(Apparently, while I was editing my post @nenik already said most of what I was going to post 
@Aponthis you may want to take a look at a motion planning library, for example, https://vexforum.com/t/qcc2-gyro-and-pid-control-code/29292/1
Your observations are correct: PID is only guaranteed to work around small linear region. Over the long distances, especially when PID values get saturated and you start clipping max power, it is no longer mathematically consistent. What you have in those cases is not a proper PID and textbook tuning methods are no longer applicable.
Here is a simple way to think about motion planning for starters:
Instead of targeting final encoder position, target robot velocity and left-right encoder diff over the long distances. You will still need a separate PID loop for each (maintaining desired velocity and encoders diff between left and right), but they will be much simpler to handle.
I thought I’ve seen recently a sample code posted by @tabor473, but I couldn’t find it for some reason.
As you get close to your target position you switch from velocity targeting to position PID to precisely stop.
Also, you would need to do some smoothing to get good velocity estimates, or your inputs will be noisy with round off errors and similar stuff.

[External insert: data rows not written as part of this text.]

#define SEL2(arr, s) ((s) ? (arr)[1] : (arr)[0])
HEAD_TRACE_DEFINE(r4r_debug_dc_head_trace)
template <int ML>
__global__ __launch_bounds__(256) void deepconn_head_wg_kernel(HeadArgs a) {
    HEAD_STAMP(0)
    constexpr int N2 = 2 * ML, PARTS = 256 / N2;
    __shared__ float sw[2][ML][F_CONV + 1];
    __shared__ float sfb[N2], slw[N2], sz[N2];
    __shared__ float sV[N2][FM_K];
    __shared__ float sp[2][F_CONV + 4];
    __shared__ float red[N2][PARTS + 1];
    const int tid = threadIdx.x, lane = tid & 63, w = tid >> 6;
    const int64_t b = blockIdx.x;
    const int L = a.L, n = 2 * L;
    const float lin_b0 = a.lin_b[0], gbias0 = a.gbias[0], yb = a.y ? a.y[b] : 0.f;

    constexpr int FQ = F_CONV / 4;
    typedef float hq4 __attribute__((ext_vector_type(4)));
    constexpr int WREGS = (2 * ML * FQ + 255) / 256;
    hq4 wreg[WREGS];
    const int wtot = 2 * L * FQ;
#pragma unroll
    for (int k = 0; k < WREGS; ++k) {
        const int i = min(tid + 256 * k, wtot - 1);
        const int t = i >= L * FQ;
        wreg[k] = *reinterpret_cast<const hq4 *>(SEL2(a.fc_w, t) + 4 * (i - t * L * FQ));
    }
    const int tn = min(tid, n - 1);
    const float fbreg = SEL2(a.fc_b, tn >= L)[tn - (tn >= L ? L : 0)];
    const float lwreg = a.lin_w[tn];
    constexpr int VREGS = (N2 * FM_K + 255) / 256;
    float vreg[VREGS];
#pragma unroll
    for (int k = 0; k < VREGS; ++k) vreg[k] = a.V[min(tid + 256 * k, n * FM_K - 1)];

    {
        const int t = w >> 1, f = lane + 64 * (w & 1), fc = min(f, F_CONV - 1);
        float best = -INFINITY;
        int bp = -1;
        if (a.tiles <= HEAD_MAX_TILES) {
            float v[HEAD_MAX_TILES];
            int pp[HEAD_MAX_TILES];
#pragma unroll
            for (int k = 0; k < HEAD_MAX_TILES; ++k) {
                const size_t o = ((size_t)b * a.tiles + min(k, a.tiles - 1)) * NP + fc;
                v[k] = SEL2(a.pmax, t)[o];
                pp[k] = SEL2(a.parg, t)[o];
            }
#pragma unroll
            for (int k = 0; k < HEAD_MAX_TILES; ++k)
                if (v[k] > best) { best = v[k]; bp = pp[k]; }
        } else {
            for (int k0 = 0; k0 < a.tiles; k0 += HEAD_MAX_TILES) {
                float v[HEAD_MAX_TILES];
                int pp[HEAD_MAX_TILES];
#pragma unroll
                for (int k = 0; k < HEAD_MAX_TILES; ++k) {
                    const bool in = k0 + k < a.tiles;
                    const size_t o = ((size_t)b * a.tiles + (in ? k0 + k : 0)) * NP + fc;
                    v[k] = in ? SEL2(a.pmax, t)[o] : -INFINITY;
                    pp[k] = SEL2(a.parg, t)[o];
                }
#pragma unroll
                for (int k = 0; k < HEAD_MAX_TILES; ++k)
                    if (v[k] > best) { best = v[k]; bp = pp[k]; }
            }
        }
        if (!(best > 0.f)) { best = 0.f; bp = -1; }
        if (f < F_CONV) {
            sp[t][f] = best;
            SEL2(a.pooled, t)[b * F_CONV + f] = best;
            SEL2(a.argmax, t)[b * F_CONV + f] = bp;
        }
    }
    HEAD_STAMP(1)
#pragma unroll
    for (int k = 0; k < WREGS; ++k) {
        const int i = tid + 256 * k;
        if (i < wtot) {
            const int t = i >= L * FQ, r = i - t * L * FQ, l = r / FQ, f0 = 4 * (r - l * FQ);
#pragma unroll
            for (int c = 0; c < 4; ++c) sw[t][l][f0 + c] = wreg[k][c];
        }
    }
    if (tid < n) { sfb[tid] = fbreg; slw[tid] = lwreg; }
#pragma unroll
    for (int k = 0; k < VREGS; ++k) {
// ... 31 lines not shown
            if (a.training && a.p_drop > 0.f && i < n) {
                const uint32_t r = philox_first_word(a.offset + (uint64_t)(b * n + i), a.seed);
                const float uu = (float)(r >> 8) * (1.0f / 16777216.0f);
                mult[u] = (uu >= a.p_drop) ? 1.f / (1.f - a.p_drop) : 0.f;
            }
            xi[u] *= mult[u];
        }
        float inter = 0.f;
        float sk_keep[FM_K];
#pragma unroll
        for (int k = 0; k < FM_K; ++k) {
            float pv = 0.f, pv2 = 0.f, vv[NI];
#pragma unroll
            for (int u = 0; u < NI; ++u) {
                const int i = lane + 64 * u;
                vv[u] = (i < n) ? sV[i][k] : 0.f;
                pv += xi[u] * vv[u];
                pv2 += xi[u] * xi[u] * vv[u] * vv[u];
            }
            const float sk = wave_sum(pv);
            const float s2 = wave_sum(pv2);
            inter += sk * sk - s2;
#pragma unroll
            for (int u = 0; u < NI; ++u) gacc[u] += sk * vv[u] - xi[u] * vv[u] * vv[u];
            sk_keep[k] = sk;
        }
        float pl = 0.f;
#pragma unroll
        for (int u = 0; u < NI; ++u) pl += xi[u] * lw[u];
        const float lin = wave_sum(pl);
        const float pred = (0.5f * inter + lin + lin_b0) + gbias0;
        if (lane == 0) a.pred[b] = pred;
        if (has_y) {
            const float d = pred - yb;
            if (lane == 0) a.se[b] = d * d;
            if (want) {
                const float g = 2.f * d * a.inv_denom;
#pragma unroll
                for (int u = 0; u < NI; ++u) {
                    const int i = lane + 64 * u;
                    const float gx = g * (gacc[u] + lw[u]);
                    const float gz = gx * mult[u];
                    if (i < n) {
                        sz[i] = gz;
                        a.x[b * n + i] = xi[u];
                        a.gz[b * n + i] = gz;
                        a.mult[b * n + i] = mult[u];
                    }
                }
                if (lane < FM_K) {
                    float sv = 0.f;
#pragma unroll
                    for (int k = 0; k < FM_K; ++k) if (lane == k) sv = sk_keep[k];
                    a.s[b * FM_K + lane] = sv;
                }
                if (lane == 0) a.g[b] = g;
            }
        }
    }
    if (!want) return;
    __syncthreads();
    HEAD_STAMP(3)
    if (tid < 2 * F_CONV) {
        const int t = tid >= F_CONV, f = tid - t * F_CONV;
        float acc = 0.f;
        for (int l = 0; l < L; ++l) acc = fmaf(sz[t * L + l], sw[t][l][f], acc);
        SEL2(a.g_pooled, t)[b * F_CONV + f] = acc;
    }
    HEAD_STAMP(4)
}

struct HeadGradArgs {
    const float *pooled[2];
    const float *x, *s, *g, *gz;
    const float *V;
    const float *se;
    float *g_fc_w[2], *g_fc_b[2], *g_V, *g_lin_w, *g_lin_b, *g_gb;
    float *sse_accum;
    int64_t B;
    int L;
};

constexpr int HG_ROWS = 16, HG_COLS = 16;
__device__ __forceinline__ void head_grad_block(const HeadGradArgs &a, int blk) {
    __shared__ float red[HG_ROWS][HG_COLS];
    const int ox = threadIdx.x & (HG_COLS - 1), rg = threadIdx.x / HG_COLS;
    const int L = a.L, n = 2 * L;
    const int n_fcw = L * F_CONV;
    const int seg[9] = {n_fcw, L, n_fcw, L, n * FM_K, n, 1, 1, 1};
    int o = blk * HG_COLS + ox;
    int which = -1, local = 0, acc_o = o;
#pragma unroll
    for (int k = 0; k < 9; ++k) {
        if (which < 0) {
            if (acc_o < seg[k]) { which = k; local = acc_o; }
            else acc_o -= seg[k];
        }
    }
    float s = 0.f;
    if (which >= 0) {
        const bool is_w = which == 0 || which == 2, is_b = which == 1 || which == 3, is_v = which == 4, is_lw = which == 5;
        const int t = which >> 1;
        const int wl = local / F_CONV, wf = local - wl * F_CONV;
        const int vi = local / FM_K, vk = local - vi * FM_K;
        const float *pa = (is_w || is_b) ? a.gz : (which == 8 ? a.se : a.g);
        const int64_t sa = (is_w || is_b) ? n : 1;
        const int64_t oa = is_w ? t * L + wl : (is_b ? t * L + local : 0);
        const bool useb = is_w || is_v, usec = is_v || is_lw;
        const float *pb = is_w ? a.pooled[t & 1] : (is_v ? a.s : a.g);
        const int64_t sb = is_w ? F_CONV : (is_v ? FM_K : 1), ob = is_w ? wf : (is_v ? vk : 0);
        const float *pc = usec ? a.x : a.g;
        const int64_t sc = usec ? n : 1, oc = is_v ? vi : (is_lw ? local : 0);
        const float cv = is_v ? a.V[local] : 0.f;
        constexpr int HB = 8;
        for (int64_t b0 = rg; b0 < a.B; b0 += (int64_t)HG_ROWS * HB) {
            float va[HB], vb[HB], vc[HB];
#pragma unroll
            for (int k = 0; k < HB; ++k) {
                const int64_t b = min(b0 + (int64_t)k * HG_ROWS, a.B - 1);
                va[k] = pa[b * sa + oa];
                vb[k] = pb[b * sb + ob];
                vc[k] = pc[b * sc + oc];
            }
#pragma unroll
            for (int k = 0; k < HB; ++k) {
                const float B_ = useb ? vb[k] : 1.f, C_ = usec ? vc[k] : 1.f;
                const float term = va[k] * (B_ * C_ - C_ * C_ * cv);
                if (b0 + (int64_t)k * HG_ROWS < a.B) s += term;
            }
        }
    }
    red[rg][ox] = s;
    __syncthreads();
    if (rg == 0 && which >= 0) {
        float t = 0.f;
#pragma unroll
        for (int r = 0; r < HG_ROWS; ++r) t += red[r][ox];
        switch (which) {
            case 0: a.g_fc_w[0][local] = t; break;
            case 1: a.g_fc_b[0][local] = t; break;
            case 2: a.g_fc_w[1][local] = t; break;
            case 3: a.g_fc_b[1][local] = t; break;
            case 4: a.g_V[local] = t; break;
            case 5: a.g_lin_w[local] = t; break;
            case 6: a.g_lin_b[0] = t; break;
            case 7: a.g_gb[0] = t; break;
            default: if (a.sse_accum) a.sse_accum[0] += t; break;
        }
    }
}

The simplest way to try motion planning, even before you get up to speed with the library, would be to create a function that takes target position and desired velocity (values for which you determine experimentally).

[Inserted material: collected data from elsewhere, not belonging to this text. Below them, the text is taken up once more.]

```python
def compact_conv(x: torch.Tensor, w_packed: torch.Tensor, bias: Optional[torch.Tensor] = None, *, slope: Optional[torch.Tensor] = None,
                 out: Optional[torch.Tensor] = None, n_real: Optional[int] = None, ep: str = "prelu", r: int = 0,
                 base: Optional[torch.Tensor] = None, store: str = "f32_nchw", grid_cap: int = 0) -> torch.Tensor:
    _lib.require_device()
    assert x.dtype == torch.float16 and x.is_contiguous() and w_packed.dtype == torch.float16 and w_packed.is_contiguous()
    b, h, w, lda = x.shape
    d = _lib.CompactDesc()
    d.in_, d.w = x.data_ptr(), w_packed.data_ptr()
    if bias is not None:
        assert bias.dtype == torch.float32 and bias.numel() == 64
        d.bias = bias.data_ptr()
    if slope is not None:
        assert slope.dtype == torch.float32 and slope.numel() == 64
        d.slope = slope.data_ptr()
    d.B, d.H, d.W, d.cin, d.lda = b, h, w, w_packed.shape[2], lda
    d.ep = {"none": _lib.COMPACT_EP_NONE, "prelu": _lib.COMPACT_EP_PRELU, "tail": _lib.COMPACT_EP_TAIL}[ep]
    d.grid_cap = grid_cap
    if ep == "tail":
        d.r, d.n_real = r, (3 * r * r if n_real is None else n_real)
        if base is not None:
            assert base.is_contiguous() and base.dtype in (torch.uint8, torch.float32)
            assert tuple(base.shape) == ((b, h, w, 3) if base.dtype == torch.uint8 else (b, 3, h, w))
            d.base, d.base_u8 = base.data_ptr(), 1 if base.dtype == torch.uint8 else 0
        rs = max(r, 0)
        out = (torch.empty((b, h * rs, w * rs, 3), dtype=torch.uint8, device=x.device) if store == "u8_hwc"
               else torch.empty((b, 3, h * rs, w * rs), dtype=torch.float32, device=x.device))
        d.out, d.out_u8 = out.data_ptr(), 1 if store == "u8_hwc" else 0
    else:
        d.n_real = 64 if n_real is None else n_real
        if out is None:
            out = torch.empty((b, h, w, d.n_real), dtype=torch.float16, device=x.device)
        assert out.dtype == torch.float16 and out.is_contiguous() and tuple(out.shape[:3]) == (b, h, w)
        d.out, d.ldo = out.data_ptr(), out.shape[3]
# ... 34 lines not shown
```

Baseline: 20.92.

## Fuse GroupNorm apply, proj_in, LayerNorm and QK/V projections into one kernel

Adds a row-chain kernel for C=320 transformer blocks that applies GroupNorm from precomputed chunk statistics, runs proj_in, LayerNorm1 and the QK and V projections. It writes x0, QK and transposed V directly, and reuses GroupNorm stats from a prior kernel when available. The default fuse_rows mask now includes bit 4, so the path runs by default for the first transformer block at the highest-resolution level. This removes several intermediate HBM round trips and kernel launches. In exchange it adds complex hand-scheduled LDS code and can only be used under narrow shape conditions.

```diff
diff --git a/include/sdmi.h b/include/sdmi.h
--- a/include/sdmi.h
+++ b/include/sdmi.h
@@ -79,6 +79,8 @@
                    void* out_f16, int B, int HW, int groups, float eps, int silu,
                    void* workspace_f32, int64_t workspace_bytes, void* stream);
 int64_t sdmi_groupnorm_workspace_bytes(int B, int HW, int groups);
+int sdmi_groupnorm_stats(const void* x_f16, int C, int B, int HW, int groups, void* workspace_f32, int64_t workspace_bytes,
+                         int* nchunk_out, void* stream);
 
 int sdmi_layernorm(const void* x, const void* gamma_f32, const void* beta_f32, void* out_f16,
                    int64_t rows, int C, float eps, void* stream);
@@ -92,6 +94,11 @@
 int sdmi_xattn_chain(const void* x_f16, void* out_f16, const void* ln_gamma_f32, const void* ln_beta_f32, const void* wq_f16,
                      const void* wo_f16, const void* bo_f32_or_null, const void* k_f16, const void* vt_f16, int64_t rows,
                      int rows_per_image, int C, int heads, int L, int Lpad, float eps, void* stream);
+
+int sdmi_qkv_chain(const void* h_f16, const void* gn_partial_f32, int nchunk, const void* gn_gamma_f32, const void* gn_beta_f32, float gn_eps,
+                   const void* w_in_f16, const void* b_in_f32_or_null, const void* ln_gamma_f32, const void* ln_beta_f32, float ln_eps,
+                   const void* wqk_f16, const void* bqk_f32_or_null, const void* wv_f16, void* x0_f16, void* qk_f16, void* vt_f16,
+                   int64_t rows, int rows_per_image, int C, int vt_ld, void* stream);
 
 
 int sdmi_philox_randn(void* out_f32, int64_t n, uint64_t seed, uint32_t offset, void* stream);
diff --git a/stable-diffusion-webui_amd/_lib.py b/stable-diffusion-webui_amd/_lib.py
--- a/stable-diffusion-webui_amd/_lib.py
+++ b/stable-diffusion-webui_amd/_lib.py
@@ -118,11 +118,13 @@
     "sdmi_pack_conv_weight": (_i, [_vp, _i, _vp, _i, _i, _i, _i, _i, _i, _i, _vp]),
     "sdmi_groupnorm": (_i, [_vp, _vp, _i, _i, _vp, _vp, _vp, _i, _i, _i, _f, _i, _vp, _i64, _vp]),
     "sdmi_groupnorm_workspace_bytes": (_i64, [_i, _i, _i]),
+    "sdmi_groupnorm_stats": (_i, [_vp, _i, _i, _i, _i, _vp, _i64, _vp, _vp]),
     "sdmi_layernorm": (_i, [_vp, _vp, _vp, _vp, _i64, _i, _f, _vp]),
     "sdmi_rowchain_ff_pack_bytes": (_i64, [_i, _i]),
     "sdmi_rowchain_ff_pack": (_i, [_vp, _vp, _vp, _vp, _i, _i, _vp]),
     "sdmi_rowchain_ff": (_i, [_vp, _vp, _vp, _vp, _vp, _vp, _i64, _i, _i, _f, _vp]),
     "sdmi_xattn_chain": (_i, [_vp, _vp, _vp, _vp, _vp, _vp, _vp, _vp, _vp, _i64, _i, _i, _i, _i, _i, _f, _vp]),
+    "sdmi_qkv_chain": (_i, [_vp, _vp, _i, _vp, _vp, _f, _vp, _vp, _vp, _vp, _f, _vp, _vp, _vp, _vp, _vp, _vp, _i64, _i, _i, _i, _vp]),
     "sdmi_philox_randn": (_i, [_vp, _i64, C.c_uint64, C.c_uint32, _vp]),
     "sdmi_slerp": (_i, [_vp, _vp, _vp, _f, _i, _i, _i, _vp, _vp]),
     "sdmi_cfg_prepare_input": (_i, [_vp, _vp, _vp, _i, _i, _i, _i64, _vp]),
diff --git a/stable-diffusion-webui_amd/csrc/capi.cpp b/stable-diffusion-webui_amd/csrc/capi.cpp
--- a/stable-diffusion-webui_amd/csrc/capi.cpp
+++ b/stable-diffusion-webui_amd/csrc/capi.cpp
@@ -258,12 +258,29 @@
                               hidden, eps, (hipStream_t)stream);
     API_GUARD_END
 }
+int sdmi_groupnorm_stats(const void* x, int C, int B, int HW, int groups, void* ws, int64_t ws_bytes, int* nchunk_out, void* stream) {
+    API_GUARD_BEGIN
+    SDMI_REQUIRE(x && nchunk_out, "null argument");
+    SDMI_REQUIRE(ws && ws_bytes >= groupnorm_ws_bytes(B, HW, groups), "groupnorm workspace too small");
+    return launch_groupnorm_stats((const half_t*)x, C, B, HW, groups, (float*)ws, (hipStream_t)stream, nchunk_out);
+    API_GUARD_END
+}
 int sdmi_xattn_chain(const void* x, void* out, const void* g, const void* b, const void* wq, const void* wo, const void* bo, const void* k,
                      const void* vt, int64_t rows, int rows_per_image, int C, int heads, int L, int Lpad, float eps, void* stream) {
     API_GUARD_BEGIN
     return launch_xattn_chain((const half_t*)x, (half_t*)out, (const float*)g, (const float*)b, (const half_t*)wq, (const half_t*)wo,
                               (const float*)bo, (const half_t*)k, (const half_t*)vt, (long)rows, rows_per_image, C, heads, L, Lpad, eps,
                               (hipStream_t)stream);
+    API_GUARD_END
+}
+int sdmi_qkv_chain(const void* h, const void* gn_partial, int nchunk, const void* gn_g, const void* gn_b, float gn_eps, const void* w_in,
+                   const void* b_in, const void* ln_g, const void* ln_b, float ln_eps, const void* wqk, const void* bqk, const void* wv, void* x0,
+                   void* qk, void* vt, int64_t rows, int rows_per_image, int C, int vt_ld, void* stream) {
+    API_GUARD_BEGIN
+    return launch_qkv_chain((const half_t*)h, (const float*)gn_partial, nchunk, (const float*)gn_g, (const float*)gn_b, gn_eps,
+                            (const half_t*)w_in, (const float*)b_in, (const float*)ln_g, (const float*)ln_b, ln_eps, (const half_t*)wqk,
+                            (const float*)bqk, (const half_t*)wv, (half_t*)x0, (half_t*)qk, (half_t*)vt, (long)rows, rows_per_image, C, vt_ld,
+                            (hipStream_t)stream);
     API_GUARD_END
 }
 
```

Then inside that function you first start gradually increasing motor power using some fixed slew rate until you get close to the target velocity.
Then you start maintaining the desired velocity for a while using its own PID loop (with separately tuned coefficients) until you get into vicinity of the target position.
Once you close to the target position, you switch to the next step of regulating position (instead of velocity) with a next PID loop having its own coefficients.
When you arrive within some small error of the target position you exit from that function, ready to do the next step.
Try to code the above function first, mostly for educational purposes. The next step would be to add mini power corrections for driving straight to both velocity and position targeting segments. There were a number of threads that popped up on the forums regarding this topic lately, with some really good tips and tricks for doing that.
The goal of this exercise is to get to the point when you understand what the library is doing. At that point you could either integrate the whole library into your code or just include the relevant portions of the code.
Finally, to take precision driving to the next level, you would have to switch from the individual sensors used as feedback input to your PID loops, to the sensor fusion model.
In sensor fusion model you take input from all sensors at once and process through some math model, for example, using Kalman filter to estimate some parameters of the system like “true” position and velocity. The math behind the model does not necessarily 100% believes each individual sensor at each point of time. Instead, it believes each of them less than 100% and “averages” various sensors over short period of time thus improving overall accuracy by smoothing over noise in the individual input measurements.
I’ve seen a library from one of the VEXU teams (BNS?) posted a while ago. When I have time later today I will try to find those links and post them here, but if somebody else knows those links and could do that first, it would be great.